The most important concept behind the OpenCL-to-FPGA compiler is the notion of pipeline parallelism. For simplicity, assume the compiler has created three pipeline stages for the kernel, as shown in Figure 3. On the first clock cycle, thread 0 is clocked into the two load units. This indicates that they should begin fetching the first elements of data from arrays A and B. On the second clock cycle, thread 1 is clocked in at the same time that thread 0 has completed its read from memory and stored the results in the registers following the load units. On cycle 3, thread 2 is clocked in, thread 1 captures its returned data, and thread 0 stores the sum of the two values that it loaded. It is evident that in the steady state, all parts of the pipeline are active, with each stage processing a different thread.

Figure 3: Pipelined information

Figure 3: Pipelined information

Figure 4 shows a high level representation of a complete OpenCL system containing multiple kernel pipelines and circuitry connecting these pipelines to off-chip data interfaces. In addition to the kernel pipeline, Altera’s OpenCL compiler creates interfaces to external and internal memory.

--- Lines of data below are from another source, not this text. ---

def _code(dt: torch.dtype) -> int:
    if dt == torch.bfloat16:
        return TT_BF16
    if dt == torch.float16:
        return TT_F16
    if dt == torch.float32:
        return TT_F32
    raise RuntimeError(f"libttvdm activations/weights must be bfloat16, float16 or float32, got {dt}")


_F32_SPLIT = os.environ.get("TT_F32_SPLIT", "0") not in ("", "0")


def set_f32_split(on: bool) -> None:
    global _F32_SPLIT
    check(_lib.load().tt_gemm_set_f32_split(int(bool(on))), "tt_gemm_set_f32_split")
    _F32_SPLIT = bool(on)


def f32_split() -> bool:
    return _F32_SPLIT


_TAG = {TT_BF16: "bf16_tag", TT_F16: "f16_tag", TT_F32: "f32_tag"}
FP8 = torch.float8_e4m3fn


def _stream():
    return C.c_void_p(torch.cuda.current_stream().cuda_stream)


def _p(t: Optional[torch.Tensor]):
    if t is None:
        return None
    if not t.is_cuda:
        raise RuntimeError("libttvdm ops need tensors on the HIP device (no CPU fallback)")
    return t.data_ptr()


def _rows2d(t: torch.Tensor) -> Tuple[int, int]:
    assert t.dim() == 2 and t.stride(1) == 1, (t.shape, t.stride())
    return t.stride(0), t.shape[1]


def gemm(a0: torch.Tensor, w: torch.Tensor, *, a1: Optional[torch.Tensor] = None, mode: int = 0, conv=None, tconv=None,
         bias=None, acc_scale: float = 1.0, rowvec=None, rowvec_rows: int = 0, rowvec_mod: int = 0, geglu: bool = False, residual=None,
         blend=None, alpha: float = 0.0, out: Optional[torch.Tensor] = None, out_f32: bool = False, m: Optional[int] = None,
         out_col_pad: Optional[Tuple[int, int]] = None, ln_fold: int = 0, ln_eps: float = 1e-5,
         out_fp8: bool = False, stats: int = 0, gn=None) -> torch.Tensor:
    lib = _lib.load()
    g = TtGemmArgs()
    lda0, k0 = _rows2d(a0)
    g.a0, g.k0, g.lda0 = _p(a0), k0, lda0
    if a1 is not None:
        lda1, k1 = _rows2d(a1)
        g.a1, g.k1, g.lda1 = _p(a1), k1, lda1
    ldw, _ = _rows2d(w)
    n = w.shape[0]
    g.w, g.ldw, g.n = _p(w), ldw, n
    g.mode = mode
    if mode in (1, 3):
        g.nimg, g.hin, g.win, g.hout, g.wout, g.stride, g.upsample = conv
        mm = conv[0] * conv[3] * conv[4]
    elif mode == 2:
        g.frames, g.hw = tconv
        mm = a0.shape[0]
    else:
        mm = a0.shape[0]
    g.m = mm if m is None else m
    g.bias, g.acc_scale = _p(bias), acc_scale
    if rowvec is not None:
        g.rowvec, g.rowvec_rows, g.ld_rowvec, g.rowvec_mod = _p(rowvec), rowvec_rows, rowvec.stride(0), int(rowvec_mod)
        need_rows = rowvec_mod if rowvec_mod > 0 else (((mm if m is None else m) - 1) // rowvec_rows + 1)
        if rowvec.dtype != torch.float32 or rowvec.stride(1) != 1 or rowvec.shape[0] < need_rows or rowvec.shape[1] < n:
            raise RuntimeError(f"gemm: rowvec must be fp32 [>= {need_rows}, >= {n}] with contiguous rows, got {tuple(rowvec.shape)} {rowvec.dtype}")
    g.geglu = int(geglu)
    if residual is not None:
        g.residual, g.ld_res = _p(residual), residual.stride(0)
    if blend is not None:
        g.blend, g.ld_blend, g.alpha = _p(blend), blend.stride(0), alpha
    n_out = n // 2 if geglu else n
    if out is None:
        out = torch.empty((g.m, n_out), dtype=FP8 if out_fp8 else (torch.float32 if out_f32 else a0.dtype), device=a0.device)
    if out_fp8 and out.dtype != FP8:
        raise RuntimeError("out_fp8 needs a torch.float8_e4m3fn output tensor")
    g.out, g.ldo, g.out_f32, g.out_fp8 = _p(out), out.stride(0), int(out_f32), int(out_fp8)
    if out_col_pad is not None:
        g.out_col_hw, g.out_col_hwp = out_col_pad
    g.dtype = _code(a0.dtype)
    g.ln_fold, g.ln_eps = int(ln_fold), float(ln_eps)
    if g.dtype == TT_F32 and _F32_SPLIT:
        g.presplit = (1 if isinstance(a0, PreSplitF32) else 0) | (2 if isinstance(w, PreSplitF32) else 0)
    elif isinstance(a0, PreSplitF32) or isinstance(w, PreSplitF32):
        raise RuntimeError("gemm: a pre-split operand outside the split16 mode (set_f32_split changed after the weights were packed: "
                           "call prepare() / begin() again)")
    need = lib.tt_gemm_ws_bytes(C.byref(g))
    if need:
        ws = _workspace(need, a0.device)
        g.ws, g.ws_bytes = ws.data_ptr(), ws.numel()
    sbuf = gnbuf = None
    if stats and gn is not None and GN_FUSED:
        g.stats_seg = int(stats)
        if lib.tt_gemm_gn_fused(C.byref(g)):
            gnbuf = torch.empty((g.m, n), dtype=out.dtype, device=a0.device)
            g.gn_out, g.ld_gn, g.gn_gamma, g.gn_beta, g.gn_eps, g.gn_silu = gnbuf.data_ptr(), n, _p(gn[0]), _p(gn[1]), float(gn[2]), int(bool(gn[3]))
    if stats and gnbuf is None and GN_TILES and g.m * n <= GN_TILES_MAX_ELEMS:
        g.stats_seg = int(stats) if GN_TILES_SEG else 0
        srows = lib.tt_gemm_stats_rows(C.byref(g))
        if srows > 0 and lib.tt_groupnorm_tiles_supported(int(stats), n, srows, g.dtype):
            sbuf = torch.empty(((g.m + srows - 1) // srows, 2, n), dtype=torch.float32, device=a0.device)
            g.stats_out = sbuf.data_ptr()
    ev = _prof_begin()
    check(lib.tt_gemm(C.byref(g), _stream()), "tt_gemm")
    serial = _wrote(out)
    if sbuf is not None:
        out._tt_stats = (sbuf, srows, serial, out.data_ptr(), tuple(out.shape))
    if gnbuf is not None:
        out._tt_gn = (gnbuf, gn[0].data_ptr(), gn[1].data_ptr(), float(gn[2]), bool(gn[3]), int(stats), serial, out.data_ptr(), tuple(out.shape))
    if ev is not None:
        cfg = (C.c_int32 * 7)()
        lib.tt_gemm_plan(C.byref(g), cfg)
        taps = 9 if mode in (1, 3) else (3 if mode == 2 else 1)
        tag = _TAG[g.dtype]
        if cfg[3] == 0 and cfg[1] == 320:
            kname = f"gemm_w320{'h' if cfg[0] == 128 else ''}_kernel<{tag}, {mode}, {int(bool(ln_fold))}>"
        elif cfg[3] == 0:
            kname = f"gemm_pp_kernel<{tag}, {int(bool(ln_fold))}, {int(bool(geglu))}>"
        elif cfg[0] == 32 and cfg[1] == 320:
            kname = f"sq320_kernel<{tag}, {'true' if residual is not None else 'false'}>"
        else:
            kmode = (5 if mode == 3 else mode if not ln_fold else 2 + ln_fold) + (8 if (g.dtype == TT_F32 and _F32_SPLIT) else 0)
            if mode == 3:
                kmode += 16 if g.presplit & 2 else 0
            kname = f"gemm_kernel<{tag}, {', '.join(str(v) for v in cfg[:6])}, {kmode}>"
        _prof_end(ev, kname, 2.0 * g.m * n * taps * (g.k0 + g.k1),
                  shape=(mode, g.m, n, taps * (g.k0 + g.k1), int(geglu), int(residual is not None)))
    return out


CONV3X3_FUSED = os.environ.get("TT_CONV3X3", "0") == "1"


def conv3x3_supported(h: int, w: int, c0: int, c1: int, n: int, dtype: torch.dtype) -> bool:
    if dtype not in (torch.bfloat16, torch.float16):
        return False
    return bool(_lib.load().tt_conv3x3_supported(h, w, c0, c1, n, _code(dtype)))


def conv3x3(x0, x1, w, nimg: int, h: int, wd: int, *, gn=None, silu: bool = True, bias=None, rowvec=None, rowvec_rows: int = 0,
            residual=None, out=None):
    lib = _lib.load()
    a = TtConvArgs()
    a.x0, a.c0, a.ld0 = _p(x0), x0.shape[1], x0.stride(0)
    if x1 is not None:
        a.x1, a.c1, a.ld1 = _p(x1), x1.shape[1], x1.stride(0)
    n = w.shape[0]
    a.w, a.ldw = _p(w), w.stride(0)
    a.nimg, a.h, a.w_img, a.n = nimg, h, wd, n
    if gn is not None:
        a.gn_scale, a.gn_shift, a.silu = _p(gn[0]), _p(gn[1]), int(silu)
    a.bias = _p(bias)
    if rowvec is not None:
        a.rowvec, a.rowvec_rows, a.ld_rowvec = _p(rowvec), rowvec_rows, rowvec.stride(0)
    if residual is not None:
        a.residual, a.ld_res = _p(residual), residual.stride(0)
    if out is None:
        out = torch.empty((nimg * h * wd, n), dtype=x0.dtype, device=x0.device)
    a.out, a.ldo, a.dtype = _p(out), out.stride(0), _code(x0.dtype)
    ev = _prof_begin()
    check(lib.tt_conv3x3(C.byref(a), _stream()), "tt_conv3x3")
    _wrote(out)
    if ev is not None:
        k = 9 * (a.c0 + a.c1)
        _prof_end(ev, f"conv_patch_kernel<{_TAG[a.dtype]}>", 2.0 * nimg * h * wd * n * k, shape=(1, nimg * h * wd, n, k, 0, int(residual is not None)))
    return out


ATTN_QPROJ = os.environ.get("TT_ATTN_QPROJ", "1") != "0"


def attention_qproj_supported(x, head_dim: int, mask: int) -> bool:
    return ATTN_QPROJ and mask != 0 and head_dim == 64 and x.dtype in (torch.float16, torch.bfloat16) and x.shape[-1] % 64 == 0 and \
        x.stride(0) % 8 == 0 and x.stride(1) == 1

The load and store units for each pipeline are connected to external memory via a global interconnect structure that arbitrates multiple requests to a group of DDR DIMMs. Similarly, OpenCL local memory accesses are connected through a specialised interconnect structure to on-chip M9K RAMs. These specialised interconnect structures are designed to ensure high operating frequency and efficient organisation of requests to memory.

Figure 4: OpenCL system implementation

Figure 4: OpenCL system implementation

The creation of designs for FPGAs using an OpenCL description offers several advantages in comparison to traditional methodologies based on HDL design, the most significant of these is shown in Figure 5. Development for software-programmable devices typically follows the flow of conceiving an idea, coding the algorithm in a high-level language such as C, and then using an automatic compiler to create the instruction stream.

Figure 5: Programmer’s view

Figure 5: Programmer’s view

This approach can be contrasted with traditional FPGA-based design methodologies. Here, much of the burden is placed on the designer to create cycle-by-cycle descriptions of hardware that are used to implement their algorithm. The traditional flow involves the creation of datapaths, state machines to control those datapaths, connecting to low-level IP cores using system level tools (e.g., SOPC Builder, Platform Studio), and handling the timing closure problems since external interfaces impose fixed constraints that must be met.

The goal of an OpenCL compiler is to perform all of the above steps automatically for designers, allowing them to focus on defining their algorithm rather than focusing on the tedious details of hardware design. Designing in this way allows the designer to easily migrate to new FPGAs that offer better performance and higher capacities because the OpenCL compiler will transform the same high-level description into pipelines that take advantage of the new FPGAs.